Устин выпустил кнут и завопил батракам:
— Сюда… ко мне… Хватайте ее!..
Он отступал. Он видел лишь горевшие ненавистью глаза Ксюши и длинный нож. Ксюша взмахнула им, и нож полоснул по руке Устина, разрывая рукав.
Охнул Устин, увидев струйку крови, бежавшую к ладони, и, изловчившись, поймал запястье Ксюши.
— Сюда-а… скоре-е-е-е…
Батраки торопились. Но бежали и коммунары, привлеченные криками.
Ксюша перехватила нож в левую руку, но Устин, дав подножку, бросил Ксюшу на землю и сам упал на нее.
— Вяжи ее, — хрипел Устин подбежавшему Тришке, но Тришка с силой рванул Устина за ворот черной поддевки и крикнул:
— Коммунары бегут! Спасайся, хозяин… — и еще раз рванул Устина за руку, сжавшую горло Ксюши.
Подоспевшие коммунары оттащили Устина и подняли Ксюшу на ноги.
— Отдайте бешену девку, отдайте, — кричал Устин. — Она дом мой сожгла. — Выкрикнул и задохнулся в бессильной ярости.
В наступившей тишине Ксюша неожиданно тихо сказала:
— Я свой дом сожгла, а не твой. И лопатину, ежели сгорело што, так свою сожгла. А тебя и Матрену убью. Ты с ней Ванюшке сказал, што я с Сысоем сбежала. Ты… Ты… Было время, я многих боялась, теперь я никого не боюсь. Ни тебя, ни вашего бога. Вы меня бойтесь.
— Укрываете поджигателей, — кричал Устин, отдышавшись. — Вон она, кака нова власть. Режь, грабь, поджигай — делай, што хошь.
Устина бесило, что рану ему, мужику, нанесла девка. Руку посмела поднять! В открытом бою пырнула ножом!
— Поджигателей укрываете…
— Не укрываем, — перебил Егор. — Но самосуд теперь чинить не позволим. Ксюшу будет судить наш, советский суд. У вас на селе. Ты слышал ее слова, што она не твой дом сожгла, а свой.

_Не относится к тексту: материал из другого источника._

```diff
@@ -504,10 +518,61 @@
     msg.returnValue = returnValue;
 }
 
+void Executor::runTask(ExecutorTask& task, int poolIdx)
+{
+    if (deviceArena != nullptr && gpuDevice >= 0) {
+        (void)hipSetDevice(gpuDevice);
+    }
+
+    Message& msg = task.req->messages.at(task.msgIdx);
+    int32_t returnValue = 0;
+    ExecutorContext::set(this, task.req, task.msgIdx);
+    try {
+        PROF_START(exec_task)
+        returnValue = executeTask(poolIdx, task.msgIdx, task.req);
+        PROF_END(exec_task)
+        if (msg.isMpi && msg.recordExecGraph &&
+            MpiWorldRegistry::get().worldExists(msg.mpiWorldId)) {
+            auto counts = MpiWorldRegistry::get()
+                            .getWorld(msg.mpiWorldId)
+                            .getMsgCountDetails(msg.mpiRank);
+            for (const auto& [k, v] : counts) {
+                msg.intExecGraphDetails[k] = v;
+            }
+        }
+    } catch (const FunctionMigratedException&) {
+        FAM_DEBUG("task %d migrated", msg.id);
+        returnValue = MIGRATED_FUNCTION_RETURN_VALUE;
+    } catch (const FunctionFrozenException&) {
+        FAM_DEBUG("task %d frozen", msg.id);
+        returnValue = FROZEN_FUNCTION_RETURN_VALUE;
+    } catch (const std::exception& e) {
+        FAM_ERROR("task %d failed: %s", msg.id, e.what());
+        returnValue = 1;
+        msg.outputData = std::string("Task failed: ") + e.what();
+    }
+    ExecutorContext::unset();
+
+    bool isLastInBatch =
+      task.single || batchCounter->fetch_sub(1) - 1 == 0;
+    handleTaskResult(msg, returnValue, task.req, isLastInBatch);
+}
+
+void Executor::carryDrain(BatchDrain& drain)
+{
+    size_t idx;
+    while (drain.takeNext(idx)) {
+        DrainEntry entry = std::move(drain.entry(idx));
+        drainStats().tasksByCarrier.fetch_add(1, std::memory_order_relaxed);
+        entry.exec->runTask(entry.task);
+    }
+}
+
 void Executor::threadPoolThread(int poolIdx)
 {
     const auto& conf = getSystemConfig();
     TaskMailbox& mailbox = *threadMailboxes[poolIdx];
+    const uint32_t carryBit = poolIdx < 32 ? (1u << poolIdx) : 0;
     while (true) {
         ExecutorTask task;
         if (!mailbox.take(task, conf.boundTimeout)) {
@@ -520,39 +585,14 @@
             profRecord("exec_wake",
                        (double)(profNowNs() - task.enqueueNs) / 1e6);
         }
-
-        Message& msg = task.req->messages.at(task.msgIdx);
-        int32_t returnValue = 0;
-        ExecutorContext::set(this, task.req, task.msgIdx);
-        try {
-            PROF_START(exec_task)
-            returnValue = executeTask(poolIdx, task.msgIdx, task.req);
-            PROF_END(exec_task)
-            if (msg.isMpi && msg.recordExecGraph &&
-                MpiWorldRegistry::get().worldExists(msg.mpiWorldId)) {
-                auto counts = MpiWorldRegistry::get()
-                                .getWorld(msg.mpiWorldId)
-                                .getMsgCountDetails(msg.mpiRank);
-                for (const auto& [k, v] : counts) {
-                    msg.intExecGraphDetails[k] = v;
-                }
-            }
-        } catch (const FunctionMigratedException&) {
-            FAM_DEBUG("task %d migrated", msg.id);
-            returnValue = MIGRATED_FUNCTION_RETURN_VALUE;
-        } catch (const FunctionFrozenException&) {
-            FAM_DEBUG("task %d frozen", msg.id);
-            returnValue = FROZEN_FUNCTION_RETURN_VALUE;
-        } catch (const std::exception& e) {
-            FAM_ERROR("task %d failed: %s", msg.id, e.what());
-            returnValue = 1;
-            msg.outputData = std::string("Task failed: ") + e.what();
-        }
-        ExecutorContext::unset();
-
-        bool isLastInBatch =
-          task.single || batchCounter->fetch_sub(1) - 1 == 0;
-        handleTaskResult(msg, returnValue, task.req, isLastInBatch);
+        if (!task.drain) {
+            runTask(task, poolIdx);
+            continue;
+        }
+        carryingMask.fetch_or(carryBit, std::memory_order_acq_rel);
+        runTask(task, poolIdx);
+        carryDrain(*task.drain);
+        carryingMask.fetch_and(~carryBit, std::memory_order_acq_rel);
     }
 }
 
diff --git a/cpp/src/scheduler.cpp b/cpp/src/scheduler.cpp
--- a/cpp/src/scheduler.cpp
+++ b/cpp/src/scheduler.cpp
@@ -33,6 +33,11 @@
     return n;
 }
 
+static constexpr size_t DRAIN_MIN_BATCH_PER_CARRIER = 4;
+
+static constexpr int DRAIN_STALL_INTERVAL_US = 200;
+static constexpr uint32_t DRAIN_MIN_ADVANCE = 50;
+
 class Scheduler::ReaperThread : public PeriodicBackgroundThread
 {
   public:
@@ -99,17 +104,19 @@
         claimExecutors(*req, execs, claimErrors);
         PROF_END(dispatch_claim)
 
-        PROF_START(dispatch_enqueue)
-        for (size_t i = 0; i < n; i++) {
+        auto handOff = [&req](size_t i,
+                              const std::shared_ptr<Executor>& exec,
+                              const std::string& claimError,
+                              std::shared_ptr<BatchDrain> drain) {
             try {
-                if (!execs[i]) {
-                    throw FaabricException(claimErrors[i]);
+                if (!exec) {
+                    throw FaabricException(claimError);
                 }
-                execs[i]->executeSingleTask((int)i, req);
+                exec->executeSingleTask((int)i, req, std::move(drain));
             } catch (const std::exception& e) {
                 FAM_ERROR("claiming executor failed: %s", e.what());
-                if (execs[i]) {
-                    execs[i]->releaseClaim();
+                if (exec) {
+                    exec->releaseClaim();
                 }
                 auto msg = std::make_shared<Message>(req->messages[i]);
                 msg->returnValue = 1;
@@ -117,6 +124,68 @@
                 msg->outputData = std::string("executor claim failed: ") +
                                   e.what();
                 getPlannerClient().setMessageResult(msg);
+            }
+        };
+
+        size_t carriers = (size_t)getSystemConfig().dispatchCarriers;
+        bool drained = carriers > 0 &&
+                       n >= carriers * DRAIN_MIN_BATCH_PER_CARRIER &&
+                       req->type == BatchExecuteType::FUNCTIONS &&
+                       req->snapshotKey.empty();
+        for (size_t i = 0; drained && i < n; i++) {
+            const Message& m = req->messages[i];
+            drained = execs[i] != nullptr && !m.isMpi &&
+                      m.snapshotKey.empty();
+        }
+
+        PROF_START(dispatch_enqueue)
+        if (!drained) {
+            for (size_t i = 0; i < n; i++) {
+                handOff(i, execs[i], claimErrors[i], nullptr);
+            }
+        } else {
+            auto drain = std::make_shared<BatchDrain>(n);
+            for (size_t i = 0; i < carriers; i++) {
+                drain->takeAt(i);
+            }
+            drain->startAt(carriers);
+            for (size_t i = carriers; i < n; i++) {
+                DrainEntry& e = drain->entry(i);
+                e.exec = std::move(execs[i]);
+                e.task.msgIdx = (int)i;
+                e.task.req = req;
+                e.task.single = true;
+            }
+            auto& stats = drainStats();
+            stats.batches.fetch_add(1, std::memory_order_relaxed);
+            stats.tasksByOwner.fetch_add(carriers,
+                                         std::memory_order_relaxed);
+            for (size_t i = 0; i < carriers; i++) {
+                handOff(i, execs[i], claimErrors[i], drain);
+            }
+
+            uint32_t seen = drain->takenCount();
+            while (seen < n) {
+                drain->waitAllTaken(DRAIN_STALL_INTERVAL_US);
+                uint32_t now = drain->takenCount();
+                if (now >= n) {
+                    break;
+                }
+                if (now - seen >= DRAIN_MIN_ADVANCE) {
+                    seen = now;
+                    continue;
+                }
+                stats.stallFallbacks.fetch_add(1,
+                                               std::memory_order_relaxed);
+                for (size_t i = carriers; i < n; i++) {
+                    if (drain->takeAt(i)) {
+                        DrainEntry e = std::move(drain->entry(i));
+                        stats.tasksByOwner.fetch_add(
+                          1, std::memory_order_relaxed);
+                        handOff(i, e.exec, std::string(), nullptr);
+                    }
+                }
+                break;
             }
         }
         PROF_END(dispatch_enqueue)
@@ -258,7 +327,7 @@
         for (auto it = list.begin(); it != list.end();) {
             auto& exec = *it;
             if (exec->getMillisSinceLastExec() > conf.boundTimeout &&
-                exec->tryClaim()) {
+                !exec->isCarrying() && exec->tryClaim()) {
                 pool->idle->remove(exec);
                 exec->shutdown();
                 it = list.erase(it);
diff --git a/cpp/src/util.cpp b/cpp/src/util.cpp
--- a/cpp/src/util.cpp
+++ b/cpp/src/util.cpp
@@ -137,6 +137,10 @@
 
     globalMessageTimeout = getEnvVarInt("GLOBAL_MESSAGE_TIMEOUT", 60000);
     boundTimeout = getEnvVarInt("BOUND_TIMEOUT", 30000);
+    dispatchCarriers = getEnvVarInt("FAABRIC_DISPATCH_CARRIERS", 8);
+    if (dispatchCarriers < 0) {
+        dispatchCarriers = 0;
+    }
 
     functionServerThreads = getEnvVarInt("FUNCTION_SERVER_THREADS", 4);
     stateServerThreads = getEnvVarInt("STATE_SERVER_THREADS", 2);
```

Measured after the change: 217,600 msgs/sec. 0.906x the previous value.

Про суд Ксюша услышала впервые. С детских лет наслышалась: с суда путь только в тюрьму. А из тюрьмы нет возврата. На медведя ходила, гоняла плоты по порогам. Одна ночевала зимой у костра. Никого не боялась, кроме бога и Устина. После поджога перестала бояться и их, а суд вызывал страх.
«Пусть будет суд, — все же подумала Ксюша, — но на суде я девический стыд позабуду и расскажу все, что Устин да Матрена сотворили со мной…»
Суд! Значит, больше не видеть гор и таежных рек, не слышать рева марала и веселого крика кедровок, не видеть прииска, Лушки, Вавилы… Ванюшки. Проститься хоть надо.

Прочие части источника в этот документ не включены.